STANFORD, Calif. -- Depression and anxiety may result from short-term digestive irritation early in life, according to a study of laboratory rats by researchers at the Stanford University School of Medicine. The findings suggest that some human psychological conditions may be the result, rather than the cause, of gastrointestinal disorders such as irritable bowel syndrome.
"A lot of research has focused on understanding how the mind can influence the body," said Pankaj Pasricha, MD, professor and chief of gastroenterology and hepatology. "But this study suggests that it can be the other way around. Gastric irritation during the first few days of life may reset the brain into a permanently depressed state."
Clearly not all stomach upsets lead to lifelong psychological problems, however. The impact of the irritation may depend on when it occurs during development or the genetic makeup of the affected person, the researchers believe. In particular, the viscera, or internal organs, are particularly vulnerable early in development.
Pasricha is the senior author of the study, which will be published on May 12 in PLoS One. Research associate Liansheng Liu is the lead author of the research. The Stanford scientists collaborated with researchers from the University of California-San Francisco and the University of Kansas on the study.

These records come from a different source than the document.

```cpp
struct BaChi {
    int NP; const int* pairKf; const int* pairLm; const uint8_t* pairFlags; const float* pairUv; const int* pairOct;
    const uint8_t* kfLocal; const uint8_t* kfPresent; const uint8_t* lmPresent; const DPose* pose; const double* lm;
    float thr[MAX_LEVELS]; double fx, fy, cx, cy, b; uint8_t* wrong;
};
__device__ __forceinline__ bool ba_outlier(const BaChi& C, const double* pc, float ou, float ov, int oct, bool right) {
    const double x = right ? pc[0] - C.b : pc[0], y = pc[1], z = pc[2];
    if (z <= 0) return true;
    const double px = C.fx * x + C.cx * z, py = C.fy * y + C.cy * z;
    const double eu = (double)ou - px / z, ev = (double)ov - py / z;
    return (eu * eu + ev * ev) > (double)C.thr[oct];
}
// ... 1126 lines not shown
        *h_D = D;
        const BaDev* const dD = A.dev(h_D);
        VS_HIP(hipMemcpyAsync((void*)dD, h_D, sizeof(BaDev), hipMemcpyHostToDevice, stream));
        BHS("upload");

        auto run_lm = [&](int ps, long long nfStat, long long lpStat, long long k2Stat) -> vslam_status {
        (void)poseOut; (void)lmOut;
        const int fuseCtl = comm ? 0 : 1;
        const int facBlocks = (NF ? obsBlocks : 0) + std::max(NE, 1);
        const int nObs = NF ? obsBlocks : 0;
        VS_HIP(hipMemsetAsync(d_Sedge.p, 0, ((size_t)n * n + n) * sizeof(double), stream));
        auto step = [&](bool first) -> vslam_status {
            int t = -1;
            if (first || !specLin) {
                t = g_baTimer.begin("ba_linearize");
                hipLaunchKernelGGL(k_ba_factors<0>, dim3(facBlocks), dim3(256), 0, stream, dD, nObs, fuseCtl, relTol, absTol);
                g_baTimer.end(t);
            }
            if (comm) {
                const int tc = g_baTimer.begin("ba_allreduce"); VS_CHECK(comm_allreduce(comm, d_sums.p, 1, stream)); g_baTimer.end(tc);
                hipLaunchKernelGGL(k_ba_ctl, dim3(1), dim3(256), 0, stream, dD, 0, relTol, absTol);
            }
            t = g_baTimer.begin("ba_schur");
            if (n > 0) {
                if (ldsS) hipLaunchKernelGGL(k_ba_schur, dim3(lmBlocks, sharedW ? 1 : NB), dim3(64 * schurWaves), schurLds, stream, dD, maxSlots, sharedW);
                else if (nWinWg) {
                    hipLaunchKernelGGL(k_ba_lm_prep, dim3(std::max(1, std::min((Lp + BA_SCHUR_WAVES - 1) / BA_SCHUR_WAVES, 4 * nCU))), dim3(64 * BA_SCHUR_WAVES),
                                       (size_t)BA_SCHUR_WAVES * maxSlots * sizeof(int), stream, dD, Wn, maxSlots);
                    hipLaunchKernelGGL(k_ba_schur_win, dim3(nWinWg), dim3(64 * schurWaves), schurLds, stream, dD, Wn);
                }
            }
            g_baTimer.end(t);
            t = g_baTimer.begin("ba_solve");
            if (n > 0) {
                if (ldsS) hipLaunchKernelGGL(k_ba_reduce, dim3(((int)sysDoubles + 31) / 32, NB), dim3(256), 0, stream, dD, lmBlocks);
                else hipLaunchKernelGGL(k_ba_reduce_win, dim3(Wn.nWin, NB), dim3(256), 0, stream, dD, Wn);
            }
            if (comm && n > 0) { const int tc = g_baTimer.begin("ba_allreduce"); VS_CHECK(comm_allreduce(comm, d_S.p, sysStride * (NB - 1) + (size_t)n * n + n, stream)); g_baTimer.end(tc); }
            if (n <= 64 && useMfma) hipLaunchKernelGGL(k_ba_solve_mfma64, dim3(NB), dim3(64), 0, stream, dD);
            else if (n <= BA_WAVE_N) hipLaunchKernelGGL(k_ba_solve_wave, dim3(NB), dim3(64), 0, stream, dD);
            else if (n <= BA_MFMA_N && useMfma) hipLaunchKernelGGL(k_ba_solve_mfma, dim3(NB), dim3(64 * BA_MFMA_NW), mfmaLds, stream, dD, d_Lg.p);
            else if (useChol) {
                for (int J = 0; J < cholN / CH_B; J++)
                    hipLaunchKernelGGL(k_ba_chol_col, dim3(cholN / CH_B - J, NB), dim3(256), cholColLds, stream, dD, d_Lg.p, d_cholY.p, cholN, J, d_cholFail.p);
                hipLaunchKernelGGL(k_ba_chol_back, dim3(NB), dim3(256), cholBackLds, stream, dD, (const double*)d_Lg.p, (const double*)d_cholY.p, cholN, d_cholFail.p);
            } else hipLaunchKernelGGL(k_ba_solve, dim3(NB), dim3(std::max(64, vslam::align_up(n, 64))),
                                    solveLds ? solveLdsBytes : 64, stream, dD, solveLds ? 1 : 0, solveLds ? ldA : n);
            g_baTimer.end(t);
            t = g_baTimer.begin("ba_back");
            if (Lp) hipLaunchKernelGGL(k_ba_back, dim3(backBlocks, sharedBack ? 1 : NB), dim3(64 * backWaves), backLds, stream, dD, maxSlots, sharedBack);
            g_baTimer.end(t);
            t = g_baTimer.begin("ba_eval");
            hipLaunchKernelGGL(k_ba_factors<1>, dim3(facBlocks, NB), dim3(256), 0, stream, dD, nObs, fuseCtl, relTol, absTol);
            g_baTimer.end(t);
            if (comm) {
                const int tc = g_baTimer.begin("ba_allreduce"); VS_CHECK(comm_allreduce(comm, d_sums.p + SUMS_CAND, (size_t)2 * NB, stream)); g_baTimer.end(tc);
                hipLaunchKernelGGL(k_ba_ctl, dim3(1), dim3(256), 0, stream, dD, 1, relTol, absTol);
            }
            VS_HIP(hipGetLastError());
            return VSLAM_OK;
        };
        double* h_ctlOut = ws->h_ctlOut;
        const int* co = (const int*)(h_ctlOut + CTL_INTS);
        int enq = 0;
        for (;;) {
            static const int perPoll = getenv("VSLAM_BA_STEPS_PER_POLL") ? std::max(1, atoi(getenv("VSLAM_BA_STEPS_PER_POLL"))) : 4;
            for (int b = 0; b < perPoll; b++) VS_CHECK(step(enq + b == 0));
            enq += perPoll;
// ... 369 lines not shown
        q.H.fill(P, q.wrong.data(), 0, 1, q.T, q.pose0.data(), nullptr, nSlots);
        ba_init_ctl(q.H.h_ctl, 0, adaptive ? 1 : NB);
    });
    BBS(1);
    int nMax = 0, neMax = 0, nfMax = 0, npMax = 0, valMax = 0;
    for (int i : act) {
        const Lane& q = lanes[i];
        nMax = std::max(nMax, q.H.n); neMax = std::max(neMax, q.H.NE);
        nfMax = std::max(nfMax, q.H.NF); npMax = std::max(npMax, q.NP);
        valMax = std::max(valMax, std::max(q.K * (int)(sizeof(DPose) / sizeof(double)), 3 * q.L));
    }
    plan_cohort();
    const vslam_ba_batch_plan& plan = g_baLastPlan;
    if (plan.status != VSLAM_OK) { set_error("local BA batch: landmark with too many views for the LDS staging"); return VSLAM_ERR_CAPACITY; }
    const int nCU = 256;
    const int obsBlocks = std::max(1, std::min((nfMax + 255) / 256, std::max(16, 2 * nCU / NL)));
    const int facBlocks = obsBlocks + std::max(neMax, 1);
    const size_t sysMax = (size_t)nMax * nMax + nMax;
    const int maxSlots = plan.max_slots, maxFac = plan.max_factors, lmBlocks = plan.schur_blocks;
    const bool useSchur2 = plan.schur_kernel == VSLAM_BA_KERNEL_SCHUR2, useBack2 = plan.back_kernel == VSLAM_BA_KERNEL_BACK2;
    const bool anyMfma64 = plan.solve_kinds & (1 << BA_SOLVE_MFMA64), anyWave = plan.solve_kinds & (1 << BA_SOLVE_WAVE),
               anyMfma = plan.solve_kinds & (1 << BA_SOLVE_MFMA);
    VS_CHECK(ba_kernel_attributes());
    size_t dBytes = 0;
    auto dtake = [&](size_t bytes) { const size_t at = dBytes; dBytes = (dBytes + std::max<size_t>(bytes, 8) + 255) & ~(size_t)255; return at; };
    struct Off { size_t flags, sedge, poseS, lmS, facJ, dP, dL, S, partial, spart, sums, Lg, wrong, outPose, outLm; };
    std::vector<Off> off(NL);
    for (int a = 0; a < NL; a++) { const Lane& q = lanes[act[a]]; off[a].flags = dtake(16 * sizeof(int)); off[a].sedge = dtake(((size_t)q.H.n * q.H.n + q.H.n) * nSlots * 8); }
    const size_t zeroBytes = dBytes;
    size_t wrongBase = 0, wrongEnd = 0, outBase = 0, outEnd = 0;
    wrongBase = dBytes;
// ... 64 lines not shown
        X.nPose = K * (int)(sizeof(DPose) / sizeof(double)); X.nLm = 3 * L; X.pose0 = (const double*)A.dev(q.h_pose0); X.lm0 = A.dev(q.h_lm0);
        X.outPose = q.d_outPose; X.outLm = q.d_outLm;
        h_aux[a] = X;
    }
    const BaDev* const dTab = A.dev(h_tab);
    const BaLaneAux* const dAux = A.dev(h_aux);
    VS_HIP(A.upload(stream));
    VS_HIP(hipMemsetAsync(dm, 0, zeroBytes, stream));
    const int valBlocks = std::max(1, std::min((valMax + 255) / 256, 64));
    hipLaunchKernelGGL(k_ba_init_slots_b, dim3(valBlocks, NL), dim3(256), 0, stream, dTab, dAux);

    auto step = [&](bool first) -> vslam_status {
        int t = -1;
        if (first) {
            t = g_baTimer.begin("ba_linearize");
            hipLaunchKernelGGL(k_ba_factors<0>, dim3(facBlocks, 1, NL), dim3(256), 0, stream, dTab, obsBlocks, 1, relTol, absTol);
            g_baTimer.end(t);
        }
        t = g_baTimer.begin("ba_schur");
        if (useSchur2) hipLaunchKernelGGL(k_ba_schur2, dim3(lmBlocks, NB, NL), dim3(64 * plan.schur_waves), plan.schur_lds, stream, dTab, maxSlots, maxFac);
        else hipLaunchKernelGGL(k_ba_schur, dim3(lmBlocks, plan.schur_shared_w ? 1 : NB, NL), dim3(64 * plan.schur_waves), plan.schur_lds, stream, dTab, maxSlots, plan.schur_shared_w);
        g_baTimer.end(t);
        t = g_baTimer.begin("ba_solve");
        hipLaunchKernelGGL(k_ba_reduce, dim3(((int)sysMax + 31) / 32, NB, NL), dim3(256), 0, stream, dTab, lmBlocks);
        if (anyMfma64) hipLaunchKernelGGL(k_ba_solve_mfma64, dim3(NB, 1, NL), dim3(64), 0, stream, dTab);
        if (anyWave) hipLaunchKernelGGL(k_ba_solve_wave, dim3(NB, 1, NL), dim3(64), 0, stream, dTab);
        if (anyMfma) hipLaunchKernelGGL(k_ba_solve_mfma, dim3(NB, 1, NL), dim3(64 * BA_MFMA_NW), plan.solve_lds, stream, dTab, (double*)nullptr);
        g_baTimer.end(t);
        t = g_baTimer.begin("ba_back");
        if (useBack2) hipLaunchKernelGGL(k_ba_back2, dim3(plan.back_blocks, 1, NL), dim3(64 * plan.back_waves), plan.back_lds, stream, dTab, maxSlots, maxFac);
        else hipLaunchKernelGGL(k_ba_back, dim3(plan.back_blocks, plan.back_shared ? 1 : NB, NL), dim3(64 * plan.back_waves), plan.back_lds, stream, dTab, maxSlots, plan.back_shared);
        g_baTimer.end(t);
        t = g_baTimer.begin("ba_eval");
        hipLaunchKernelGGL(k_ba_factors<1>, dim3(facBlocks, NB, NL), dim3(256), 0, stream, dTab, obsBlocks, 1, relTol, absTol);
        g_baTimer.end(t);
        VS_HIP(hipGetLastError());
        return VSLAM_OK;
    };
    double* const b_ctl = (double*)(W.h_back + oBackCtl);
    memcpy(b_ctl, h_ctlAll, (size_t)CTL_DOUBLES * 8 * NL);
    auto lm_loop = [&](int first) -> vslam_status {
        static const int perPollEnv = getenv("VSLAM_BA_STEPS_PER_POLL") ? std::max(1, atoi(getenv("VSLAM_BA_STEPS_PER_POLL"))) : 0;
        int enq = 0, polls = 0;
        for (;;) {
            const int batch = perPollEnv ? perPollEnv : (enq == 0 ? first : 2);
            for (int b = 0; b < batch; b++) VS_CHECK(step(enq + b == 0));
            enq += batch;
            static const bool mirrorOff = getenv("VSLAM_BA_CTL_MIRROR") && atoi(getenv("VSLAM_BA_CTL_MIRROR")) == 0;
            if (mirrorOff || ++polls > 4) VS_HIP(hipMemcpyAsync(b_ctl, A.dev(h_ctlAll), (size_t)CTL_DOUBLES * 8 * NL, hipMemcpyDeviceToHost, stream));
// ... 302 lines not shown
```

About 15 to 20 percent of people experience what physicians call functional dyspepsia, or persistent or recurring pain in the upper abdomen. Researchers like Pasricha have long noted that these people are also more likely than their peers to be anxious or depressed. Conventional wisdom has held that stress hormones associated with a patient's altered mood were responsible for his or her digestive disturbances.
However, there is another option. "The gut and the brain are hardwired together by the vagus nerve, which runs from the brain to the body's internal organs" said Pasricha. "In addition, the gut has its own nervous system that is relatively independent. So the communication between the gut and the adult brain is elaborate and bi-directional, and changes in the gut are signaled directly to the brain."
Because many of these patients date their gastrointestinal problems back to early childhood, before their psychological symptoms began, Pasricha and his colleagues wondered if the digestive disturbances could instead be causing the mood disorders. The possibility was bolstered by the fact that recent research by other groups has linked depression and anxiety in humans to changes in the composition of gut bacterial populations.
To test their hypothesis, the researchers used a laboratory model of functional dyspepsia they had developed years earlier. They subjected 10-day-old laboratory rats to mild stomach irritation daily for six days. They had previously shown that during the vulnerable newborn period such treatment, which causes a temporary inflammation or injury, results in hypersensitivity and functional abnormalities that persist long after the initial damage has been repaired.
"We hypothesized that this treatment might also be affecting the development of central nervous system, and driving the animals to anxiety and depression," said Pasricha.
Indeed, as the researchers assessed the behavior of the treated rats when the animals were 8 to 10 weeks old, they found that those rats with early gastric irritation were significantly more likely than their peers to display depressed and anxious behaviors including a decreased consumption of sugar water, less-active swimming in a pool of warm water and a preference for dark rather than light areas in a maze.
The treated rats also exhibited increased levels of the stress hormones corticosterone and corticotrophin after an injection of saline, and had higher-than-normal resting levels of corticosterone and corticotrophin-releasing factor, or CRF. Blocking the animals' ability to perceive sensation from their gut with a drug did not affect their behavior, indicating that the rats were not responding to ongoing pain. In contrast, inhibiting the activity of CRF, which is known to be associated with depression in humans and animals, caused the treated rats to behave more normally in the tests.
"It seems that when the rats are exposed to gastric irritation at the appropriate point in time," said Pasricha, "there is signaling across the gut to the brain that permanently alters its function."
The researchers are now planning to investigate exactly how that signaling is initiated and acts in the brain, and whether it might be possible to develop new ways to treat depression and anxiety in humans.
"We'd like to know whether the vagus nerve is involved, and confirm what changes may occur in the brain in response to this signal," said Pasricha. "The vast majority of humans don't experience any long-lasting consequences from transient infections. But there may be subset of patients who are genetically predisposed to this effect by mechanisms we don't yet understand yet. Our hope is that this work will open another avenue for exploring, understanding and treating these very complex syndromes."
In particular, electrical stimulation of the vagus nerve has recently been approved by the Food and Drug Administration for treatment-resistant depression; this research may help researchers better understand and optimize this new approach.
In addition to Pasricha and Liu, other Stanford researchers involved in the work include Robert Sapolsky, PhD, the John A. and Cynthia Fry Gunn Professor, and Kshama Mehta, PhD, an instructor in gastroenterology and hepatology. The research was funded by Stanford's Department of Medicine.